Instructions to follow: Report every line in the records below that holds the word "shmem".

Exercise material START

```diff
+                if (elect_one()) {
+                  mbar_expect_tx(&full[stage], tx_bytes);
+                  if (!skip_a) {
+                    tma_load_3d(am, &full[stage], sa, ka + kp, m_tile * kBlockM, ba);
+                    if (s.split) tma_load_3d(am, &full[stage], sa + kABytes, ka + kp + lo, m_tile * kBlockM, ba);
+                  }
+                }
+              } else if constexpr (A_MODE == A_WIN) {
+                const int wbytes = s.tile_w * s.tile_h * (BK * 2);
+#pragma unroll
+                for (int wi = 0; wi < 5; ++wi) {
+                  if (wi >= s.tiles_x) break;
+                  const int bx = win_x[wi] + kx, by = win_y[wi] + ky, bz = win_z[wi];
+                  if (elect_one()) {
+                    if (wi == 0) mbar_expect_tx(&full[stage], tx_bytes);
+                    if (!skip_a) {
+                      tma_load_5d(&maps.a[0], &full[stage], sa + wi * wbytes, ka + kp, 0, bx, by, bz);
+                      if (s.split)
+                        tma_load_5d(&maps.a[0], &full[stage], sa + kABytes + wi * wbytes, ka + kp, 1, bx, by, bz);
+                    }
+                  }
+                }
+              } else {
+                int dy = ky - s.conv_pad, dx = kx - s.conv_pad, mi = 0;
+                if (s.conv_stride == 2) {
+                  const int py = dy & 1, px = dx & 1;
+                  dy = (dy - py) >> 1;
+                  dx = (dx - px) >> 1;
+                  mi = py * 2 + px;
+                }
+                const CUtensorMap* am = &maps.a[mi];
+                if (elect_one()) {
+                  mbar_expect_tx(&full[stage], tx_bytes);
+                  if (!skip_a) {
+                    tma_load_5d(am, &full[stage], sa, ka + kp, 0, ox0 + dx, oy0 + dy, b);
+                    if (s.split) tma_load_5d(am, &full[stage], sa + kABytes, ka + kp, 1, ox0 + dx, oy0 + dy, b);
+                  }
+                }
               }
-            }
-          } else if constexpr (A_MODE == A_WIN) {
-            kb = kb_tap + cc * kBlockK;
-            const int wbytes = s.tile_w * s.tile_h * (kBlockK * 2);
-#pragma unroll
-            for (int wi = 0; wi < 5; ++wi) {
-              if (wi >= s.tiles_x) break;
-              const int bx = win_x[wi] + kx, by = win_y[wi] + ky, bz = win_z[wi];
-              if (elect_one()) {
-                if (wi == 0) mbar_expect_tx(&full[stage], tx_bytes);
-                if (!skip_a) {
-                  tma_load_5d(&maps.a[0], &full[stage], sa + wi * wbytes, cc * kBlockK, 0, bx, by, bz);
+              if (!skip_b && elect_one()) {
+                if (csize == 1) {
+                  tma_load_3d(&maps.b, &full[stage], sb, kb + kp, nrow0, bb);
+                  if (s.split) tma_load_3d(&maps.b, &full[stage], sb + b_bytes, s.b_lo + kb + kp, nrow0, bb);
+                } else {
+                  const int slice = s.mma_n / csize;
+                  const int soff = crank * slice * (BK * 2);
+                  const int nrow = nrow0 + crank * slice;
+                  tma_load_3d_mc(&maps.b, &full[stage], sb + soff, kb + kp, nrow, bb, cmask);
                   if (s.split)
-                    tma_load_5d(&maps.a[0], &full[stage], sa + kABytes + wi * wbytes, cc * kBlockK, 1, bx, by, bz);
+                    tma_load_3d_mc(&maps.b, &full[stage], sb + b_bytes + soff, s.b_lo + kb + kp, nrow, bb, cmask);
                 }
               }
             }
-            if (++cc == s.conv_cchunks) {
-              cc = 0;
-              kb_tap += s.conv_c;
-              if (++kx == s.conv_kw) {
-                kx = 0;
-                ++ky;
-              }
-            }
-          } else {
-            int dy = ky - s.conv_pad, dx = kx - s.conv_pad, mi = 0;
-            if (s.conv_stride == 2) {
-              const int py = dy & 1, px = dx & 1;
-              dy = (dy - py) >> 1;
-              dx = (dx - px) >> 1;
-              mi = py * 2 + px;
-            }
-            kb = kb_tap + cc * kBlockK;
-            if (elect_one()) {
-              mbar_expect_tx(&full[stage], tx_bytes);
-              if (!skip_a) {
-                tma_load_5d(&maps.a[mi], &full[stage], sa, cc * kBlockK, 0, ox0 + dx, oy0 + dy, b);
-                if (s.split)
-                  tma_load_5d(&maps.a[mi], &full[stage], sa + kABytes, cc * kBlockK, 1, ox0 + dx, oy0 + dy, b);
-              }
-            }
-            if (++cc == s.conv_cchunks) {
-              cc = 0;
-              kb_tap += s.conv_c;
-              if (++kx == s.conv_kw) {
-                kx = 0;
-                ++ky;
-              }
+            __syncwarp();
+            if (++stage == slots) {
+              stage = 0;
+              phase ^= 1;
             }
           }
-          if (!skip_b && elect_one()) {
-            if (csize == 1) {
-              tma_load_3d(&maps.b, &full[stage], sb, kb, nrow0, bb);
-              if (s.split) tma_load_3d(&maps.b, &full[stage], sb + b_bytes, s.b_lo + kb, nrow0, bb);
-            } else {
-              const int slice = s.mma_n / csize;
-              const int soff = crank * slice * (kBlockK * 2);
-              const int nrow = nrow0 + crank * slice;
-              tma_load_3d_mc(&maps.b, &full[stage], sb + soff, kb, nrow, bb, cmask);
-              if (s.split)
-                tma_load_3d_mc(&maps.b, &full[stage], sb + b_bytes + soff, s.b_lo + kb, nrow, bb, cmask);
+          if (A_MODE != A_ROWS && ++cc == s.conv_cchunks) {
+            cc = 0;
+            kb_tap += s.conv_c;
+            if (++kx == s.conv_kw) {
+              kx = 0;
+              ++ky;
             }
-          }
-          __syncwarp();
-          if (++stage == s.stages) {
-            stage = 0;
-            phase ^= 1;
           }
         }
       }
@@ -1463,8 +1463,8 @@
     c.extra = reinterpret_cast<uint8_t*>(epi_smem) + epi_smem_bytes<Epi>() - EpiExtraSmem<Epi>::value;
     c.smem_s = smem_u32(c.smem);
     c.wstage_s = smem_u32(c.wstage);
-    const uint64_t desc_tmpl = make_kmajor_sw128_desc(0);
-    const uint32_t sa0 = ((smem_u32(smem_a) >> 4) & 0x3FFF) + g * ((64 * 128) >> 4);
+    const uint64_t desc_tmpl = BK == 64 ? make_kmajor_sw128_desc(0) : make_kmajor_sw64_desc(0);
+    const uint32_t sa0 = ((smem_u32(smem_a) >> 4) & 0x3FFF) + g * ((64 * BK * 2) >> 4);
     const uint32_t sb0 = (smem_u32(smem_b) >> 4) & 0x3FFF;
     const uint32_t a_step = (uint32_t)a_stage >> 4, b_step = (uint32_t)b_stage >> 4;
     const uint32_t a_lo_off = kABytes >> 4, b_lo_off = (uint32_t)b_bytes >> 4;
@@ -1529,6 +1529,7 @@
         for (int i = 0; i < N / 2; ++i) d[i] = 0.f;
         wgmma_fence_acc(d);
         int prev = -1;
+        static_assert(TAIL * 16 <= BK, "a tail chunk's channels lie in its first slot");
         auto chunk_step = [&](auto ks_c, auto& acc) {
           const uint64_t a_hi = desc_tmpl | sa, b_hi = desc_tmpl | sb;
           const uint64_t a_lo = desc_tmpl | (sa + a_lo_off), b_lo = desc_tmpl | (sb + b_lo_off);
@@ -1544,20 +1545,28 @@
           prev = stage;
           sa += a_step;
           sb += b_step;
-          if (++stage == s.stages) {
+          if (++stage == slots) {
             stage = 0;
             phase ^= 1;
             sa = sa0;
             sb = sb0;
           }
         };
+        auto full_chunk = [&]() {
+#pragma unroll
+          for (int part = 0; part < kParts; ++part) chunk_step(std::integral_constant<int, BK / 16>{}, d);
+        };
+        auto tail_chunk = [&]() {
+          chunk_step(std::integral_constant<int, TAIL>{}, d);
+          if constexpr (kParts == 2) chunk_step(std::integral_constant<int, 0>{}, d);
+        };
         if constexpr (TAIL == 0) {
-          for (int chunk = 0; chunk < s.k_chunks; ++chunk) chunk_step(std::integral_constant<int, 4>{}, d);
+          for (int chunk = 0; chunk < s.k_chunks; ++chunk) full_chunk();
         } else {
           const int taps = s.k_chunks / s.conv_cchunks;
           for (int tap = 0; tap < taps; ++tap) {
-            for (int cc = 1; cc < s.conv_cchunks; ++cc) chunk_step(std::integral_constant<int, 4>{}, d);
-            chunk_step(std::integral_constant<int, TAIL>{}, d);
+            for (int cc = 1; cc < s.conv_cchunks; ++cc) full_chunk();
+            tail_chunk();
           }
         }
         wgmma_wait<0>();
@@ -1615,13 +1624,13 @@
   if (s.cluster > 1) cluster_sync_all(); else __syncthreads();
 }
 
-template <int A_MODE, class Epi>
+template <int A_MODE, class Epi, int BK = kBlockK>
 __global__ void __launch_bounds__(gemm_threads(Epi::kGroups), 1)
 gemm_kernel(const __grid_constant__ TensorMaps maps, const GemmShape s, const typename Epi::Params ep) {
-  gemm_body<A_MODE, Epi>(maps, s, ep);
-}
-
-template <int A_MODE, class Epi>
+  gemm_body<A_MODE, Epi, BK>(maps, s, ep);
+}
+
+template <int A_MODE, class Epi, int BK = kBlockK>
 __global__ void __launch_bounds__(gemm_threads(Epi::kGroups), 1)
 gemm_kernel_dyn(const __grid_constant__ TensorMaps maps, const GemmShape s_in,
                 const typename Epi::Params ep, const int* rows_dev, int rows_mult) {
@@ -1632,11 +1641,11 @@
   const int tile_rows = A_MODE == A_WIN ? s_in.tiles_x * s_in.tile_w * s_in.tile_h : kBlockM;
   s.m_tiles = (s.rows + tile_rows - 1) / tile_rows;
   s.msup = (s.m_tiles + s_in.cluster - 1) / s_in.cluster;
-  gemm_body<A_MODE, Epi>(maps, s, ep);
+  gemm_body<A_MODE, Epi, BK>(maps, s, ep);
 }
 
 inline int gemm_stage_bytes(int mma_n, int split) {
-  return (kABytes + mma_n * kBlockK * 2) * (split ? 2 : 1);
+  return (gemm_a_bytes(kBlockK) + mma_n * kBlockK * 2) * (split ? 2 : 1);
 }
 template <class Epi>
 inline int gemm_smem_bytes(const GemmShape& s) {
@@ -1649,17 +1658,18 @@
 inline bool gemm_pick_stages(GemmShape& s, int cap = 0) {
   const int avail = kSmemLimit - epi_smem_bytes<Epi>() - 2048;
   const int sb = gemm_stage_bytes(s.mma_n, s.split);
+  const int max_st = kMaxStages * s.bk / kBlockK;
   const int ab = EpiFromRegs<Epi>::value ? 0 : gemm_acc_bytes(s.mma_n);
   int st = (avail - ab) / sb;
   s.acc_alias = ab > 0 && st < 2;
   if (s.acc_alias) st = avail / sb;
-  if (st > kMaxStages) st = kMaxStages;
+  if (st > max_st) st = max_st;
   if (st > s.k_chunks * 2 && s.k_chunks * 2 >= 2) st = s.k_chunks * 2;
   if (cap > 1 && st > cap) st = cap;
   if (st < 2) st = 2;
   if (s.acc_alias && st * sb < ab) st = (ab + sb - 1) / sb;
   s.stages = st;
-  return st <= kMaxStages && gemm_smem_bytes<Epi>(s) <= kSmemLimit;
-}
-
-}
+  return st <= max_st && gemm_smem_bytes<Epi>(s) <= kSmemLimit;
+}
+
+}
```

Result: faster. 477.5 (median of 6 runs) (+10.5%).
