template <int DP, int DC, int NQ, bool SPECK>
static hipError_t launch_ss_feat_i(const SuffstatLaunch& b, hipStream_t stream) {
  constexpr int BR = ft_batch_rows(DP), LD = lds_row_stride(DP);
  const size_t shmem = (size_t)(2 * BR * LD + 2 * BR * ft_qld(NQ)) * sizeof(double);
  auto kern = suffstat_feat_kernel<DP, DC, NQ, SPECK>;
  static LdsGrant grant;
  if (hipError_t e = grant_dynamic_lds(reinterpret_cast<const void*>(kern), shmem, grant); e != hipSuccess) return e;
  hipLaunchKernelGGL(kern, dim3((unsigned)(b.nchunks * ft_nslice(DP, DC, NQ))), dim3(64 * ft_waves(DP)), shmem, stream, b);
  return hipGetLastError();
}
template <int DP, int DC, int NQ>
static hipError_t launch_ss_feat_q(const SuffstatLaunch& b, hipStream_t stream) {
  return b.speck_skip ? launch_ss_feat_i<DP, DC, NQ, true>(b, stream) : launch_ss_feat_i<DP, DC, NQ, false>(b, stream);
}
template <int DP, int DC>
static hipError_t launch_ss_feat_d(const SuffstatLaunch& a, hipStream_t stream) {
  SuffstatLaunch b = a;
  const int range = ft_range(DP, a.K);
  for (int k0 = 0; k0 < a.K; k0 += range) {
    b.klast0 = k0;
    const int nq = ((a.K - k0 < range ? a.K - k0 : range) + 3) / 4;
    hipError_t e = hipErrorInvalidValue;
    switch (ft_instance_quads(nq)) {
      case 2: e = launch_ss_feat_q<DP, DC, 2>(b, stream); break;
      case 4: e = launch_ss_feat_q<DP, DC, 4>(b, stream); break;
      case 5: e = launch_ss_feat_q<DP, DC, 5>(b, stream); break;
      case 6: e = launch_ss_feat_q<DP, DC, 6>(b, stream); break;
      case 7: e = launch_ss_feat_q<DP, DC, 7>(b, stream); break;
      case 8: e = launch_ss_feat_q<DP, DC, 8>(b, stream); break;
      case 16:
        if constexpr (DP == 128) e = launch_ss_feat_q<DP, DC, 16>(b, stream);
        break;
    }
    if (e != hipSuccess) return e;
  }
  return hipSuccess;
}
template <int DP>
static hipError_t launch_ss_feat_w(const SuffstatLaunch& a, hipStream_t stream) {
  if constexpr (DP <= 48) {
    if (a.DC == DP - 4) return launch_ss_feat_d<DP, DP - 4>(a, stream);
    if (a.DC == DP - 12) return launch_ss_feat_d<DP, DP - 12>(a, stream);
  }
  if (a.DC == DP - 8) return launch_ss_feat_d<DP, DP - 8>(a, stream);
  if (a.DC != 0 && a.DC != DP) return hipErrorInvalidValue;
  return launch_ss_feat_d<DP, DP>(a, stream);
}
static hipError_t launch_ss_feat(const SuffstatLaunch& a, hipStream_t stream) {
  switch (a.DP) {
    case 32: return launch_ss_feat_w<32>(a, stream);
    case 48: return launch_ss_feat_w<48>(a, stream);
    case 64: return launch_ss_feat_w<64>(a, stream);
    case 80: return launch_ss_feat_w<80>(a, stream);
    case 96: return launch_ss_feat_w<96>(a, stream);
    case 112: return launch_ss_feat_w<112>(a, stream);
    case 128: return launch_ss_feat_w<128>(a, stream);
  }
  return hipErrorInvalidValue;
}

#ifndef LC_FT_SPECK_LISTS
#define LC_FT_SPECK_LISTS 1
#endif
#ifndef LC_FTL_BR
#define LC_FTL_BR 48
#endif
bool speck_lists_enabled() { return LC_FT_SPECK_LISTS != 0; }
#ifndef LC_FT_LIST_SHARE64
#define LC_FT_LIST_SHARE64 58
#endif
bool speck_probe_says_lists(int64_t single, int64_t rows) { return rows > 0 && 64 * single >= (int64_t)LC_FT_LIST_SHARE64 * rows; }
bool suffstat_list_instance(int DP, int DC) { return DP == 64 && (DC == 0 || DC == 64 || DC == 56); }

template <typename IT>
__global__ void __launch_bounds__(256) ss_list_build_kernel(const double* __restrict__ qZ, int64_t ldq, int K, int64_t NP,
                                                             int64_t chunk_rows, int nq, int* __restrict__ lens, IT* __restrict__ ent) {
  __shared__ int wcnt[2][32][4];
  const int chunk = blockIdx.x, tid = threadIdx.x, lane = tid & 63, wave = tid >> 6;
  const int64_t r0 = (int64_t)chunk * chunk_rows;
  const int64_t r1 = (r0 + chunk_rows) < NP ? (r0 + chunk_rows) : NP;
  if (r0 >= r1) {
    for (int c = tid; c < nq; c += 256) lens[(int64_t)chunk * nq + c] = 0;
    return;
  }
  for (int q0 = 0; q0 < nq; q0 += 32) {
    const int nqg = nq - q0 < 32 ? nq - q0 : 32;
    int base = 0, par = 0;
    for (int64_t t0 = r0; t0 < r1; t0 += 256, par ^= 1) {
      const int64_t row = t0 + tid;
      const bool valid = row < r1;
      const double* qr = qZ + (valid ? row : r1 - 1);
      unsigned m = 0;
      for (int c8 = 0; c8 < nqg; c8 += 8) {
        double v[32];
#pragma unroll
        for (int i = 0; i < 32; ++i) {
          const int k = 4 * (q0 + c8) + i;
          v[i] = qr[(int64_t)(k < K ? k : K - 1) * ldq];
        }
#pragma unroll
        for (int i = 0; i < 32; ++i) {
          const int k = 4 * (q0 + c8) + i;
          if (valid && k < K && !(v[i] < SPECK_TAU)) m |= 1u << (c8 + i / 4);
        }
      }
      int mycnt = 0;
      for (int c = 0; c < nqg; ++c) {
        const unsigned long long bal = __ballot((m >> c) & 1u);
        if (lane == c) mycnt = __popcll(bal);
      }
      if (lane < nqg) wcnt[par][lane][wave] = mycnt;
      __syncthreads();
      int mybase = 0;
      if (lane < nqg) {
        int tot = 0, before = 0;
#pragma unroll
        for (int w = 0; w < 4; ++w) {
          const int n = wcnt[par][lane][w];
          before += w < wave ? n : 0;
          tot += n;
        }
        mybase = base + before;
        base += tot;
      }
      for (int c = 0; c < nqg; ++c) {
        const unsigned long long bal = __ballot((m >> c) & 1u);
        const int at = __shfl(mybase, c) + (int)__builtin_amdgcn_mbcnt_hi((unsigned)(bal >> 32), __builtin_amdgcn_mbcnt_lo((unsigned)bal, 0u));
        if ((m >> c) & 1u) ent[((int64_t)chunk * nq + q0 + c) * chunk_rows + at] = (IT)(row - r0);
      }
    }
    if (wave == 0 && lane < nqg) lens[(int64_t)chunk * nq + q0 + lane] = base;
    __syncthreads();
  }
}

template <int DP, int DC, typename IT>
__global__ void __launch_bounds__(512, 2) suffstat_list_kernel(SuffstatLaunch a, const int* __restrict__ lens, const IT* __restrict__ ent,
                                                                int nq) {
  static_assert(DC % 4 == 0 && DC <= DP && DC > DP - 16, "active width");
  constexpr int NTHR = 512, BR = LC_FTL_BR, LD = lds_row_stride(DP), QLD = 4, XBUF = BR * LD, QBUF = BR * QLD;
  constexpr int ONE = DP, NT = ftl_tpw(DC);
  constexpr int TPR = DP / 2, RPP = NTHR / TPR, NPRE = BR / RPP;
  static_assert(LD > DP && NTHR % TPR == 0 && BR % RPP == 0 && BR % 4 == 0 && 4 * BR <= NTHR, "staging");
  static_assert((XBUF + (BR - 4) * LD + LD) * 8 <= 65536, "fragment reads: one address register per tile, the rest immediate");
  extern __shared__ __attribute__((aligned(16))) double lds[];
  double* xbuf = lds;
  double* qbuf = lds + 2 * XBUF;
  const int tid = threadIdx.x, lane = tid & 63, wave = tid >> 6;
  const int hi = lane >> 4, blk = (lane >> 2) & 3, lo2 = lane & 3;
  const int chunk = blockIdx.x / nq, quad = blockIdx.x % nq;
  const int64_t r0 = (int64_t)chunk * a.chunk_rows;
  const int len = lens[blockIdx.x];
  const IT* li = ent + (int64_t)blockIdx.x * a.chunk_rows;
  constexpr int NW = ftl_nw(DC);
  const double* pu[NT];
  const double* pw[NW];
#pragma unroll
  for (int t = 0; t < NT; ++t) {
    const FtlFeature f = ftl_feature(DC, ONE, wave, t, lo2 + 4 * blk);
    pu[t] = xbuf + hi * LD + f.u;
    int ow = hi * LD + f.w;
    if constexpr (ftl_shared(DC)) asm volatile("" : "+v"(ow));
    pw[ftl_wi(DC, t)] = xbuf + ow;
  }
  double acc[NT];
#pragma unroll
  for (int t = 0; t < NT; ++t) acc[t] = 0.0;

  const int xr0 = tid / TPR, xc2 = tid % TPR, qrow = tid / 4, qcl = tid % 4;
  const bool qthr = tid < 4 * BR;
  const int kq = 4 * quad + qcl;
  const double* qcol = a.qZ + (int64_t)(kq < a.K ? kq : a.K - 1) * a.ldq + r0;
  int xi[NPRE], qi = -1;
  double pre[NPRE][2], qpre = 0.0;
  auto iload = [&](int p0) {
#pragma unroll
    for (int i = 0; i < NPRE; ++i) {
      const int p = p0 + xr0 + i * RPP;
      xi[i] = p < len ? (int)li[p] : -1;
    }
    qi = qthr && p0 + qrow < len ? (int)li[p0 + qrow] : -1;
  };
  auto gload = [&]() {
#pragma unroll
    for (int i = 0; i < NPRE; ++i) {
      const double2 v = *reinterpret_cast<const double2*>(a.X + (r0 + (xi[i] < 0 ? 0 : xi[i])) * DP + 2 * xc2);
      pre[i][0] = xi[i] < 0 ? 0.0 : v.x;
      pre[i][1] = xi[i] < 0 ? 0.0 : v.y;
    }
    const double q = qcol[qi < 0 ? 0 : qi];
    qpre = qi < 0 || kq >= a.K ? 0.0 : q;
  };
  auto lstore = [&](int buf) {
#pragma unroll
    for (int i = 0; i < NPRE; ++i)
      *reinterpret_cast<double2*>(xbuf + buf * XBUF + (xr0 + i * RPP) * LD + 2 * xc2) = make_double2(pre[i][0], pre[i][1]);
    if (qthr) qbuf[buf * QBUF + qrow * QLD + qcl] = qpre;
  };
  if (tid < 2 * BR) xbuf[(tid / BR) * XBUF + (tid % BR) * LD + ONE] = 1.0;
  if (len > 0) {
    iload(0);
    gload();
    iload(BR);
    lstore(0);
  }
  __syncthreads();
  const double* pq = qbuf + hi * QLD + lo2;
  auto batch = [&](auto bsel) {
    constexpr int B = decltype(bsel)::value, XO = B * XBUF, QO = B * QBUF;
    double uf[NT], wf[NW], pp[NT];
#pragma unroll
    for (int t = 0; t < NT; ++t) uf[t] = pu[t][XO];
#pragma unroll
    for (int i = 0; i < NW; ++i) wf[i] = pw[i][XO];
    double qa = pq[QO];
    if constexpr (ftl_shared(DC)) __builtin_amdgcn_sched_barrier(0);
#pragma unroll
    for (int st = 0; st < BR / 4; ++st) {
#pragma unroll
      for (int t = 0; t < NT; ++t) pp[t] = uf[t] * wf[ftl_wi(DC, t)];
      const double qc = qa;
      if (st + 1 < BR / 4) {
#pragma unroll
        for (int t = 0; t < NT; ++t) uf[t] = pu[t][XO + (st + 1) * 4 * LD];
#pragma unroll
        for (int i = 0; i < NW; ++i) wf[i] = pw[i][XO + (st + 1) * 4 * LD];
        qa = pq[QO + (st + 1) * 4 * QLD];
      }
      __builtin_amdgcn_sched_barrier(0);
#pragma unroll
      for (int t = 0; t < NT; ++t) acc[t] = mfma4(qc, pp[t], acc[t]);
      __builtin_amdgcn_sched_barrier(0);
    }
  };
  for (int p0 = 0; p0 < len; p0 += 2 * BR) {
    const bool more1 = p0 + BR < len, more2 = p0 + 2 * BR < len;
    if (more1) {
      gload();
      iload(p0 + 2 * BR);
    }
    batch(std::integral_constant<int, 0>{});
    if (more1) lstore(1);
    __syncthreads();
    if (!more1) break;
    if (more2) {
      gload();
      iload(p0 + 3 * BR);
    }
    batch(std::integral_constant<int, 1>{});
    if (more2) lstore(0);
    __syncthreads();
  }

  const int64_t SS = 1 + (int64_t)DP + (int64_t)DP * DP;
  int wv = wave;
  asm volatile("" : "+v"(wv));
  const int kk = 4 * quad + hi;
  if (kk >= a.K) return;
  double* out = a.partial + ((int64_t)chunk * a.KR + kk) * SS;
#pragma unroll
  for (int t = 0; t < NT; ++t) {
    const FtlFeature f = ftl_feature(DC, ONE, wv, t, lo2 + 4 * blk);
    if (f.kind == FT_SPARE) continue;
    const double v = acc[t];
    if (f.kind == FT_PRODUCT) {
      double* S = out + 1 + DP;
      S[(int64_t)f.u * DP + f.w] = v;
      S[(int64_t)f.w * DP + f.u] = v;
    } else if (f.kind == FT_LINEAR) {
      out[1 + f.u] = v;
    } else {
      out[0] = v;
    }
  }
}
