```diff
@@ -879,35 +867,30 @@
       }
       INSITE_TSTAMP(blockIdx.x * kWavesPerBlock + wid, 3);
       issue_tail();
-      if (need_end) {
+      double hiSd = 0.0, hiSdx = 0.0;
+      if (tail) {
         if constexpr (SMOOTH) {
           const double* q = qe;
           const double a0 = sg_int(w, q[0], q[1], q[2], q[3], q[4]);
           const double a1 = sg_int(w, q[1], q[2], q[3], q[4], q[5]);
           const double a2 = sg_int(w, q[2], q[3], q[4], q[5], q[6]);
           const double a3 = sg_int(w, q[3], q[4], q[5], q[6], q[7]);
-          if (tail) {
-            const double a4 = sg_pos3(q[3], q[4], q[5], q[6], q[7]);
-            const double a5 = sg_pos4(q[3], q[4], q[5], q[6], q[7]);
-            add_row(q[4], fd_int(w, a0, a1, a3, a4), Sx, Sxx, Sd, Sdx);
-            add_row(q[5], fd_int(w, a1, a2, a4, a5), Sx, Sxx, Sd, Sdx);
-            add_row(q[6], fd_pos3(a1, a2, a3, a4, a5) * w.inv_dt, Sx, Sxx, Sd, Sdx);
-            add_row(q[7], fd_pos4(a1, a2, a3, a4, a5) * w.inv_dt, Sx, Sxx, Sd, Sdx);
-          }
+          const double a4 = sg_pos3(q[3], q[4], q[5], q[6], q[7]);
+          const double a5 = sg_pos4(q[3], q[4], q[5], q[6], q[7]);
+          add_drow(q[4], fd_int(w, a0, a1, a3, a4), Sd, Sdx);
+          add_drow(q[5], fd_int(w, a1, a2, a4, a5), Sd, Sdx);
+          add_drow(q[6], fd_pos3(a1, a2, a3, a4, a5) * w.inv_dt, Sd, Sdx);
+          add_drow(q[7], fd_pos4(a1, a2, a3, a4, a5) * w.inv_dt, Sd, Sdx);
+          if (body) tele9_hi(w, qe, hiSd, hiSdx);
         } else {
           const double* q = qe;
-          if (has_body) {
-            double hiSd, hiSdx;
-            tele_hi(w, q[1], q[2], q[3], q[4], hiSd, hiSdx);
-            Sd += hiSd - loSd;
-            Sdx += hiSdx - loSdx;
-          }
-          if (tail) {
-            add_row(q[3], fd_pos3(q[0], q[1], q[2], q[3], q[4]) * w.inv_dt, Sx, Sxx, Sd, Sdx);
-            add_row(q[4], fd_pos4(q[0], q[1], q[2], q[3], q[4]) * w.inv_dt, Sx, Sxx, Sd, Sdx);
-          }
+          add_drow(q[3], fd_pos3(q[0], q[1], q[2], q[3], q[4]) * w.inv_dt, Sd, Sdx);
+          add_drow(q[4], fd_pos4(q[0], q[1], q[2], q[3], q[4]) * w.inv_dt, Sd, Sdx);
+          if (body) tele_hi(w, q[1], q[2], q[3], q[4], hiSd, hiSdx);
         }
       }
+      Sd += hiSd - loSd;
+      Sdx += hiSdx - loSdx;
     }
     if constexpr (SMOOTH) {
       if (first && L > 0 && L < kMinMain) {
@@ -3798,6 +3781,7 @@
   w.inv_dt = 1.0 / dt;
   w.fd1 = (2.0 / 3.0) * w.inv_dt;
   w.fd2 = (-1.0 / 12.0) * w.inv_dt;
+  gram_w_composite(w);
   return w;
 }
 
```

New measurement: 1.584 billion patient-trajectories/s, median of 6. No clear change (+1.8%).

Exercise material END

Answer area:
  const size_t shmem = (size_t)(2 * BR * LD + 2 * BR * ft_qld(NQ)) * sizeof(double);
  if (hipError_t e = grant_dynamic_lds(reinterpret_cast<const void*>(kern), shmem, grant); e != hipSuccess) return e;
  hipLaunchKernelGGL(kern, dim3((unsigned)(b.nchunks * ft_nslice(DP, DC, NQ))), dim3(64 * ft_waves(DP)), shmem, stream, b);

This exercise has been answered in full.